Mon très-cher frère,

Il ne faut pas encore crier victoire avant de savoir précisément quelles seront les propositions que fera la cour de Vienne. Pour moi, mon cher frère, j'entrevois dans cette négociation des difficultés presque insurmontables : le traité fait avec l'Électeur palatin, la prise de possession, l'hommage prêté. Comment revenir de si loin? Croyez-vous que la cour de Vienne voudra céder? Comment satisfaire l'électeur de Saxe? Enfin, mon cher frère, la seule certitude que m'offre l'avenir est de gagner du temps jusqu'au mois de juin. Voilà sur quoi nous pouvons compter, et c'est pourquoi j'ai d'abord écrit à nos messieurs, à Berlin, de quelle façon il faut employer l'argent qui est déjà assigné pour sustenter hommes et chevaux tout le mois de mai, et pour acheter le magasin en Saxe. Personne de ces gens qui sont employés à présent n'a été chargé de cette besogne la dernière guerre, et à présent je les ai si bien mis sur les voies, qu'ils pourront faire le reste sans que je les pousse pour chaque pas qu'ils ont à faire.
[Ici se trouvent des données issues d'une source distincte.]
@@ -59,30 +60,31 @@
     launch_sha_fill_rows(ctx->stream, (const ShaJobDev *)d_jobs, (u32)njobs, (const uint32_t *)d_rec, (u64 *)wires, n);
   }
   LCP2_HIP(ctx, hipGetLastError());
-  char *back = digests ? stage.room(njobs * 32) : nullptr;
+  char *back = digests && wait ? stage.room(njobs * 32) : nullptr;
   if (digests)
     LCP2_HIP(ctx, hipMemcpy2DAsync(back ? (void *)back : (void *)digests, 32, (const uint32_t *)d_rec + SHA_REC_DIGEST,
                                    (size_t)SHA_REC_WORDS * 4, 32, njobs, hipMemcpyDeviceToHost, ctx->stream));
+  if (!wait) return LCP2_OK;
   LCP2_HIP(ctx, hipStreamSynchronize(ctx->stream));
   if (back) memcpy(digests, back, njobs * 32);
   return LCP2_OK;
 }
 
-extern "C" int lcp2_scatter_cells(lcp2_ctx *ctx, const lcp2_cell *cells, size_t ncells, uint64_t *wires, uint64_t n) {
+int scatter_cells(lcp2_ctx *ctx, const lcp2_cell *cells, size_t ncells, uint64_t *wires, uint64_t n, bool wait) {
   if (!ctx || !wires || (ncells && !cells)) return LCP2_E_INVALID;
   if (!ncells) return LCP2_OK;
   if (scatter_cells_problem((const CellDev *)cells, ncells, n) != ncells) return ctx->fail(LCP2_E_INVALID, "scatter: row out of range");
   LCP2_HIP(ctx, hipSetDevice(ctx->device));
   void *d;
   LCP2_TRY(scratch_ensure(ctx, 3, ncells * sizeof(lcp2_cell), &d));
-  LCP2_TRY(Stage{ctx}.behind(d, cells, ncells * sizeof(lcp2_cell)));
+  LCP2_TRY(Stage{ctx}.behind(d, cells, ncells * sizeof(lcp2_cell), wait));
   launch_scatter_cells(ctx->stream, (const CellDev *)d, ncells, (u64 *)wires, n);
   LCP2_HIP(ctx, hipGetLastError());
-  LCP2_HIP(ctx, hipStreamSynchronize(ctx->stream));
-  return LCP2_OK;
-}
-
-extern "C" int lcp2_poseidon_gate_rows(lcp2_ctx *ctx, const lcp2_poseidon_row *rows, size_t nrows, uint64_t *wires, uint64_t n) {
+  if (wait) LCP2_HIP(ctx, hipStreamSynchronize(ctx->stream));
+  return LCP2_OK;
+}
+
+int poseidon_gate_rows(lcp2_ctx *ctx, const lcp2_poseidon_row *rows, size_t nrows, uint64_t *wires, uint64_t n, bool wait) {
   static_assert(sizeof(lcp2_poseidon_row) == sizeof(PoseidonRowDev), "row job layouts must agree");
   if (!ctx || !wires || (nrows && !rows)) return LCP2_E_INVALID;
   if (!nrows) return LCP2_OK;
@@ -91,11 +93,33 @@
   LCP2_HIP(ctx, hipSetDevice(ctx->device));
   void *d;
   LCP2_TRY(scratch_ensure(ctx, 0, nrows * sizeof(lcp2_poseidon_row), &d));
-  LCP2_TRY(Stage{ctx}.behind(d, rows, nrows * sizeof(lcp2_poseidon_row)));
+  LCP2_TRY(Stage{ctx}.behind(d, rows, nrows * sizeof(lcp2_poseidon_row), wait));
   launch_poseidon_gate_rows(ctx->stream, (const PoseidonRowDev *)d, nrows, (u64 *)wires, n, ctx->d_rc);
   LCP2_HIP(ctx, hipGetLastError());
-  LCP2_HIP(ctx, hipStreamSynchronize(ctx->stream));
-  return LCP2_OK;
+  if (wait) LCP2_HIP(ctx, hipStreamSynchronize(ctx->stream));
+  return LCP2_OK;
+}
+}
+
+extern "C" int lcp2_sha256_witness(lcp2_ctx *ctx, const lcp2_sha_job *jobs, size_t njobs, const uint32_t *level_start, uint32_t nlevels,
+                                   const uint32_t *words_in, size_t nwords, uint64_t *wires, uint64_t n, uint32_t *digests) {
+  return sha256_witness(ctx, jobs, njobs, level_start, nlevels, words_in, nwords, wires, n, digests, true);
+}
+extern "C" int lcp2_scatter_cells(lcp2_ctx *ctx, const lcp2_cell *cells, size_t ncells, uint64_t *wires, uint64_t n) {
+  return scatter_cells(ctx, cells, ncells, wires, n, true);
+}
+extern "C" int lcp2_poseidon_gate_rows(lcp2_ctx *ctx, const lcp2_poseidon_row *rows, size_t nrows, uint64_t *wires, uint64_t n) {
+  return poseidon_gate_rows(ctx, rows, nrows, wires, n, true);
+}
+extern "C" int lcp2_sha256_witness_enqueue(lcp2_ctx *ctx, const lcp2_sha_job *jobs, size_t njobs, const uint32_t *level_start, uint32_t nlevels,
+                                           const uint32_t *words_in, size_t nwords, uint64_t *wires, uint64_t n, uint32_t *digests) {
+  return sha256_witness(ctx, jobs, njobs, level_start, nlevels, words_in, nwords, wires, n, digests, false);
+}
+extern "C" int lcp2_scatter_cells_enqueue(lcp2_ctx *ctx, const lcp2_cell *cells, size_t ncells, uint64_t *wires, uint64_t n) {
+  return scatter_cells(ctx, cells, ncells, wires, n, false);
+}
+extern "C" int lcp2_poseidon_gate_rows_enqueue(lcp2_ctx *ctx, const lcp2_poseidon_row *rows, size_t nrows, uint64_t *wires, uint64_t n) {
+  return poseidon_gate_rows(ctx, rows, nrows, wires, n, false);
 }
 
 extern "C" int lcp2_u32_gate_rows(lcp2_ctx *ctx, const lcp2_u32_job *jobs, size_t njobs, lcp2_mem jobs_mem, uint64_t *wires, uint64_t n) {
diff --git a/eth-lc-plonky2_amd/host/builder.cpp b/eth-lc-plonky2_amd/host/builder.cpp
--- a/eth-lc-plonky2_amd/host/builder.cpp
+++ b/eth-lc-plonky2_amd/host/builder.cpp
@@ -606,6 +606,8 @@
 CircuitData::~CircuitData() {
   if (impl_) {
     if (impl_->cell_buf_pinned) lcp2_host_unregister(impl_->ctx, impl_->cell_buf.data());
+    impl_->replay_words.release(impl_->ctx);
+    impl_->replay_digests.release(impl_->ctx);
     if (impl_->d_wires) lcp2_buffer_free(impl_->ctx, impl_->d_wires);
     if (impl_->gpu) lcp2_circuit_destroy(impl_->gpu);
     if (impl_->verifier) lcp2_circuit_destroy(impl_->verifier);
@@ -749,6 +751,16 @@
 void CircuitData::generate_witness_gpu(const PartialWitness &pw, std::vector<F> &public_inputs) {
   Impl *d = impl_.get();
   if (!d->gpu) throw std::runtime_error("generate_witness_gpu needs attach_gpu()");
+  const char *sw = getenv("LCP2_WITNESS_REPLAY");
+  if (d->gpu_plan.ready && d->gpu_plan.replayable && !d->fill_copies && !(sw && sw[0] == '0' && !sw[1])) {
+    if (replay_witness(pw, public_inputs)) return;
+    d->gpu_plan = GpuWitnessPlan();
+  }
+  generate_witness_recording(pw, public_inputs);
+}
+
+void CircuitData::generate_witness_recording(const PartialWitness &pw, std::vector<F> &public_inputs) {
+  Impl *d = impl_.get();
   const uint64_t n = 1ull << desc_.params.degree_bits;
   Values V(d);
   for (auto &e : pw.entries()) V.set(e.first, e.second, "PartialWitness");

Mes nouvelles du jour sont que les Autrichiens, craignant une révolte dans la Lodomérie, ont fait rebrousser chemin à des troupes qu'ils en avaient tirées, et qu'en tout ils y renvoient dix mille hommes. C'est autant de gagné pour nous. A présent nous pourrons déchiffrer à notre aise les mesures que les ennemis se proposeront de prendre,<484> et nous serons toujours sûrs d'avoir le temps d'arranger nos affaires avant l'ouverture de la campagne. Voici des bulletins de France et des lettres de Hanovre. Ce que le bulletier dit de Mercy484-a est très-vrai; les Autrichiens ont vu nettement échouer leurs négociations à Versailles; le prince Kaunitz en est piqué au vif. Je suis, etc.


484-a Le comte de Mercy, ambassadeur de l'empereur Joseph II à la cour de France.